Good grief. Talk about allaying fears. Such great information in your head and at your finger tips. I thank you thank you and will relax about this wonderful food that seems to be so well suited to Lucky. It makes so much sense when you think about it that when a dog food gets 165 five star ratings and one one star, that the one star is an exception (and not the one that proves the rule). But when that doubter says her dog went into renal failure because of the food the others are raving about, you worry. Especially when the dog is your dog's size or breed BUT it makes so much sense that that reporter may be misinformed and it wasn't the dog food that killed her dog after all. This was so helpful. Thank you thank you and god bless.


----------



## davetgabby (Dec 29, 2007)

Alcibides said:


> Good grief. Talk about allaying fears. Such great information in your head and at your finger tips. I thank you thank you and will relax about this wonderful food that seems to be so well suited to Lucky. It makes so much sense when you think about it that when a dog food gets 165 five star ratings and one one star, that the one star is an exception (and not the one that proves the rule). But when that doubter says her dog went into renal failure because of the food the others are raving about, you worry. Especially when the dog is your dog's size or breed BUT it makes so much sense that that reporter may be misinformed and it wasn't the dog food that killed her dog after all. This was so helpful. Thank you thank you and god bless.

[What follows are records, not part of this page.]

static FrameParams frame_params(const trgl_ctx* c) {
    FrameParams fp; std::memset(&fp, 0, sizeof(fp));
    fp.fb = c->fb.p; fp.zb = c->zb.p; fp.W = c->W; fp.H = c->H; fp.bpp = c->bpp;
    fp.tiles_x = c->tiles_x; fp.tiles_y = c->tiles_y;
    fp.strip_y0 = c->strip_y0; fp.strip_y1 = c->strip_y1;
    fp.strip_ty0 = c->strip_y0 / TRGL_TILE;
    fp.strip_ty1 = (c->strip_y1 + TRGL_TILE - 1) / TRGL_TILE;
    if (c->strip_y1 <= c->strip_y0) fp.strip_ty1 = fp.strip_ty0;
    fp.il_tiles = c->il_tiles; fp.il_world = c->il_world; fp.il_rank = c->il_rank;
    fp.init_from_clear = c->clear_pending ? 1 : 0;
    fp.n_tris = (uint32_t)c->queued_tris;
    fp.clear_color = c->clear_color; fp.clear_z = c->clear_z;
    std::memcpy(fp.vp, c->vp, sizeof(fp.vp));
    return fp;
// ... 26 lines not shown

    if (c->profiling) HIPCHK(c, hipEventRecord(c->ev[0], s));
    uint32_t cap = 0;
    int cur = 0;
    if (N) {
        const size_t tcap = headroom(N);
        if ((r = c->recs.grow(c, N + 1, tcap)) || (r = c->recs_w.grow(c, N + 1, tcap)) || (r = c->cnt.grow(c, N + 1, tcap)) ||
            (r = c->tilebox.grow(c, N + 1, tcap))) return r;
        if (c->keys[0].cap == 0 && (r = grow_pairs(c, (size_t)2 * N + 4096))) return r;
        uint32_t nblk = 0;
        for (auto& d : c->draws) nblk += setup_num_blocks(d.n);
        if ((r = c->blk_sums.grow(c, (size_t)nblk + 16))) return r;
        if ((r = c->chunk_off.grow(c, (size_t)nblk / 16 + 16))) return r;
        cap = (uint32_t)c->keys[0].cap;
        uint32_t S = 0, G = 0;
        bool direct = false;
        if ((size_t)c->tiles_x * c->tiles_y <= 65536) {
            if (c->bin_mode == 2) { S = c->bin_S; G = c->bin_G; direct = true; }
            else if (c->bin_mode == 0 && seg_sizes(c->rule_nblk ? (double)c->rule_pairs / (double)c->rule_nblk : 512.0, radix_chunk(cap), &S, &G))
                direct = !c->seg_hold && (uint64_t)nblk * S * 8 <= SEG_MAX_BYTES;
        }
        if (direct && ((r = c->seg_keys.grow(c, (size_t)nblk * S + 4)) || (r = c->seg_vals.grow(c, (size_t)nblk * S + 4)))) return r;
        const SegLayout seg{ c->seg_keys.p, c->seg_vals.p, c->blk_sums.p, c->seg_flag.p, nblk, S, G };
        c->rp.direct = direct; c->rp.seg = seg; c->rp.nblk = nblk;
        {
            uint32_t blk_base = 0;
            for (size_t i = 0; i < c->draws.size(); ++i) {
                launch_setup(s, fp, c->draws[i], c->draws_dev.p, (int)i, c->draws[i].n, c->recs.p, c->recs_w.p, c->cnt.p, c->tilebox.p, c->stats_dev.p,
                             c->blk_sums.p, blk_base, direct ? &seg : nullptr);
                blk_base += setup_num_blocks(c->draws[i].n);
            }
        }
        if (c->profiling) HIPCHK(c, hipEventRecord(c->ev[1], s));
        launch_chunk_spine(s, c->blk_sums.p, nblk, c->chunk_off.p, &c->stats_dev.p->pairs_total, &c->stats_pinned->pairs_total,
                           c->tile_start.p, c->bounds_half(), S, G, radix_chunk(cap), c->seg_flag.p, c->seg_flag_pinned);
        HIPCHK(c, hipEventRecord(c->ev_pairs, s));
        if ((r = queue_binning(c, fp, cap, &cur, direct ? &seg : nullptr))) return r;
    } else {
        c->rp.direct = false; c->rp.nblk = 0; c->rp.seg = SegLayout{};
        if (c->profiling) HIPCHK(c, hipEventRecord(c->ev[1], s));
        HIPCHK(c, hipMemsetAsync(c->tile_start.p, 0, c->bounds_half() * 8, s));
    }
    if (c->profiling) HIPCHK(c, hipEventRecord(c->ev[2], s));
    c->rp.active = true; c->rp.fp = fp; c->rp.flush_kind = flush_kind; c->rp.cap = cap; c->rp.cur = cur; c->rp.N = N;
    c->rp.builtin_shade = builtin_shade; c->rp.user_kinds = user_kinds;
    c->rp.settled = false; c->rp.fell_back = false;
    return TRGL_OK;
}

int trgl_flush_end(trgl_ctx* c) {
    CHKCTX(c);
    if (!c->rp.active) return TRGL_OK;
    c->rp.active = false;
    int r;
    hipStream_t s = c->stream;
    FrameParams fp = c->rp.fp;
    const int flush_kind = c->rp.flush_kind;
    int cur = c->rp.cur;
    const uint64_t N = c->rp.N;
    uint32_t P = 0;
    if (N) {
        HIPCHK(c, hipEventSynchronize(c->ev_pairs));
// ... 12 lines not shown
    const uint32_t max_items = raster_max_items(fp);
    if ((r = c->items.grow(c, (size_t)max_items + 64))) return r;
    if ((r = c->item_stats.grow(c, ((size_t)max_items + 64) * 4))) return r;
    const bool all_well_scaled = N == 0 || c->stats_pinned->literal_tris == 0;
    fp.zq_cull = (N != 0 && c->stats_pinned->large_tris != 0) ? 1 : 0;
    UserShade user[TRGL_MAX_USER_SHADERS];
    int n_user = 0;
    for (int i = 0; i < (int)c->user.size(); ++i)
        if (c->rp.user_kinds >> i & 1u) user[n_user++] = UserShade{ c->user[i].fn, TRGL_SHADER_USER_FIRST + i };
    const hipFunction_t user_raster = discarding_kind(c, flush_kind) ? user_kind(c, flush_kind)->fn : nullptr;
    launch_raster(s, fp, flush_kind, all_well_scaled, recs_arg, c->recs_w.p, vals_arg, bmask_arg, c->tile_start.p, c->tile_end(), c->draws_dev.p, c->tex_dev.p,
                  c->stats_dev.p, max_items, c->items.p, c->n_items.p, c->item_stats.p, c->rp.builtin_shade, user, n_user, user_raster,
                  c->profiling ? c->ev[4] : nullptr, c->profiling ? c->ev[5] : nullptr);
    if (c->profiling) { HIPCHK(c, hipEventRecord(c->ev[3], s)); c->events_pending = true; }
    HIPCHK(c, hipGetLastError());

    c->triangles_total += N;
    if (N) { c->rule_pairs = P; c->rule_nblk = c->rp.nblk; }
    c->snap = Snapshot{ true, c->rp, P, N ? c->stats_pinned->literal_tris : 0, N ? c->stats_pinned->large_tris : 0 };
    c->snap.rp.fp = fp; c->snap.rp.cap = (uint32_t)c->keys[0].cap;
    c->clear_pending = false;
    bool had_stage = false;
    for (auto& ch : c->stage) if (ch.used) had_stage = true;
    c->draws.clear();
    c->queued_tris = 0;
    if (had_stage) {
        HIPCHK(c, hipStreamSynchronize(s));
        if (!c->stage_hold)
            for (auto& ch : c->stage) ch.used = 0;
    }
    return TRGL_OK;
}

int trgl_sync(trgl_ctx* c) {
    CHKCTX(c);
    int r = end_pending_raster(c); if (r) return r;
    HIPCHK(c, hipStreamSynchronize(c->stream));
    return TRGL_OK;
}

int trgl_read_framebuffer(trgl_ctx* c, uint8_t* dst) {
    CHKCTX(c);
    if (!dst) return fail(c, TRGL_E_INVALID, "null destination");
    int r = flush_sync(c); if (r) return r;
    HIPCHK(c, hipMemcpy(dst, c->fb.p, (size_t)c->W * c->H * c->bpp, hipMemcpyDeviceToHost));
    return TRGL_OK;
// ... 100 lines not shown
        }
        f.rp.fp.zq_cull = f.large_tris != 0 ? 1 : 0;
    }
    const FrameParams& fp = f.rp.fp; const uint64_t N = f.rp.N, P = f.P, cap = f.rp.cap; const int cur = f.rp.cur;
    const size_t ntiles = (size_t)c->tiles_x * c->tiles_y;
    if (what >= 3 && what <= 6 && P > cap) return fail(c, TRGL_E_STATE, "trgl_debug_read: the pending flush has more pairs than the pair buffers hold; its lists exist after trgl_flush_end");
    int64_t info[24] = { (int64_t)N, (int64_t)P, (int64_t)cap, ntiles > 65536 ? 1 : 0, (int64_t)f.literal_tris, (int64_t)f.large_tris, fp.zq_cull, pending ? 1 : 0,
                         fp.W, fp.H, fp.tiles_x, fp.tiles_y, fp.strip_y0, fp.strip_y1, fp.strip_ty0, fp.strip_ty1, fp.il_tiles, fp.il_world, fp.il_rank, cur, f.rp.direct, f.rp.fell_back, f.rp.seg.S, f.rp.seg.G };
    const void* src = nullptr; size_t need = 0;
    switch (what) {
    case 0: src = c->recs.p; need = N ? (size_t)(N + 1) * sizeof(TriRec) : 0; break;
    case 1: src = c->cnt.p; need = (size_t)N * sizeof(uint32_t); break;
    case 2: src = c->tilebox.p; need = (size_t)N * sizeof(uint2); break;
    case 3: src = c->vals[cur].p; need = (size_t)P * sizeof(uint32_t); break;
    case 4: src = c->bmask[cur].p; need = (size_t)P * sizeof(uint16_t); break;
    case 5: src = c->tile_start.p; need = ntiles * sizeof(uint32_t); break;
    case 6: src = c->tile_end(); need = ntiles * sizeof(uint32_t); break;
    default: need = sizeof(info); break;
    }
    if (needed) *needed = need;
    if (!dst) return TRGL_OK;
    if (bytes < need) return fail(c, TRGL_E_INVALID, "trgl_debug_read: destination too small");
    if (what == 7) { std::memcpy(dst, info, sizeof(info)); return TRGL_OK; }
    HIPCHK(c, hipStreamSynchronize(c->stream));
    if (need) HIPCHK(c, hipMemcpy(dst, src, need, hipMemcpyDeviceToHost));
    return TRGL_OK;
}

don't believe all you read about five star dog foods. http://www.dogfoodproject.com/index.php?page=dog_food_reviews


----------



## lfung5 (Jun 30, 2007)

Is he gaining weight on Orijens? My guys blew up like little blimps on that food. I wasn't even feeding close to what you are feeding.

It's a great food though


----------



## Alcibides (Feb 14, 2012)

lfung5 said:


> Is he gaining weight on Orijens? My guys blew up like little blimps on that food. I wasn't even feeding close to what you are feeding.
> 
> It's a great food though


I think/hope he may be losing a little weight (which the Vet said he needed to) but I was feeding him piles of food before (a combination of wellness wet and dry and shredded boiled chicken (topped with probiotics) about two cups in all daily-but he didn't eat much or only occasionally finished a meal). It feels so little to give him a little over a half a cup twice a day (to make 1 and a quarter cup in all which is what they recommend for 22 pounds). I've eliminated snacks but have ordered some of Orijin 5 calorie treats which I thought I might add daily. It's great and entirely novel to see him finishing his meals. And he seems more active and adorable than ever.


----------



## lfung5 (Jun 30, 2007)

Ok, he is a big Hav. It sounded like a lot of food, especially since Orjens is pretty high in calories. My guys are 15 and 16 lbs and when they were eating dry, only got 1/2 cup total a day with a Tablespoon of boiled chicken added to each meal. They would also get some small treats. Now they are getting about 300-325 calories in food per day, plus small treats. They get a bone on occasion. 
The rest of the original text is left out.